Even as USPS is straining to meet demand for deliveries of medicine, food and other essentials, they are facing potential collapse as the recession crushes mail revenue.

A postal bankruptcy would be devastating for the entire country, but particularly for Maine – the state with the oldest population and the largest share of residents in rural areas. Only USPS has the capacity to get mail and packages six days a week to 160 million addresses, from urban neighborhoods to remote Maine islands.

Without a major cash infusion, the Postal Service faces financial collapse by the end of summer.

It didn’t have to come to this. In March, congressional leaders agreed to a bipartisan postal relief plan that would’ve given the Postal Service the same type of direct aid offered to the airlines, small businesses, hospitals and Amtrak.

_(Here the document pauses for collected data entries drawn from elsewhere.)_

struct TcParams {
    int n, h_in, w_in, h_out, w_out, c_in, c_out;
    int tiles_x, tiles_y;
    int items, splits;
    int kblocks;
    int cin_pad;
    int n_cta;
    int bn;
    int nb;
    int s_in, s_a, s_b;
    int b_resident;
    int in_stage_bytes, b_stage_bytes;
    int act, upsample;
    int head;
    int head_act;
    float head_scale, head_bias;
    const void* skip;
    void* out;
    void* head_out;
    int in_stage_stride;
    int dwp_bytes;
    int cpad_all;
    int n_stg;
    int out_pitch, skip_pitch;
    int sleep_ns;
    int mma_sleep_ns;
    int dw_sleep_ns;
    int epi_tma;
    int epi_red;
    unsigned long long mg_splits, mg_tx, mg_ty;
    const void* dwp;
    const float2* pw_affine;
    const float* head_w;
    int dw_teams;
    int epi_high;
    int wmc;
    int cs;
    unsigned long long* trace;
};

struct TcBarriers {
    uint64_t in_full[TC_MAX_IN], in_empty[TC_MAX_IN];
    uint64_t a_full[TC_MAX_A], a_empty[TC_MAX_A];
    uint64_t b_full[TC_MAX_B], b_empty[TC_MAX_B];
    uint64_t aff_full;
    uint64_t dw_done[4];
};

struct ItemCoord { int img0, oy0, ox0, n0; };
__device__ __forceinline__ ItemCoord decode_item(const TcParams& p, int w, int NI, int TH, int TW) {
    ItemCoord c;
    uint32_t t = fdiv40((uint32_t)w, p.mg_splits);
    const int split = w - (int)t * p.splits;
    uint32_t t2 = fdiv40(t, p.mg_tx);
    const int tile_x = (int)(t - t2 * (uint32_t)p.tiles_x);
    uint32_t t3 = fdiv40(t2, p.mg_ty);
    const int tile_y = (int)(t2 - t3 * (uint32_t)p.tiles_y);
    c.img0 = (int)t3 * NI; c.oy0 = tile_y * TH; c.ox0 = tile_x * TW; c.n0 = split * p.n_cta;
    return c;
}

#define TC_TRACE(row, idx)                                                                       \
    do {                                                                                         \
        if (p.trace != nullptr && blockIdx.x == 0 && (idx) < TC_TRACE_N) p.trace[(row) * TC_TRACE_N + (idx)] = clock64(); \
    } while (0)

But President Trump intervened to block the postal bailout, claiming that USPS could easily rescue itself by raising prices. Despite hard evidence to the contrary, he has repeatedly claimed that USPS loses money every time it delivers a package for Amazon.

The White House is using this falsehood and the crisis as leverage to demand rate hikes, post office closures and job cuts as emergency loan conditions. As USPS officials continue to fight for a lifeline that would allow them to continue to play their vital role in our nation’s public and economic health, the service is careening toward collapse.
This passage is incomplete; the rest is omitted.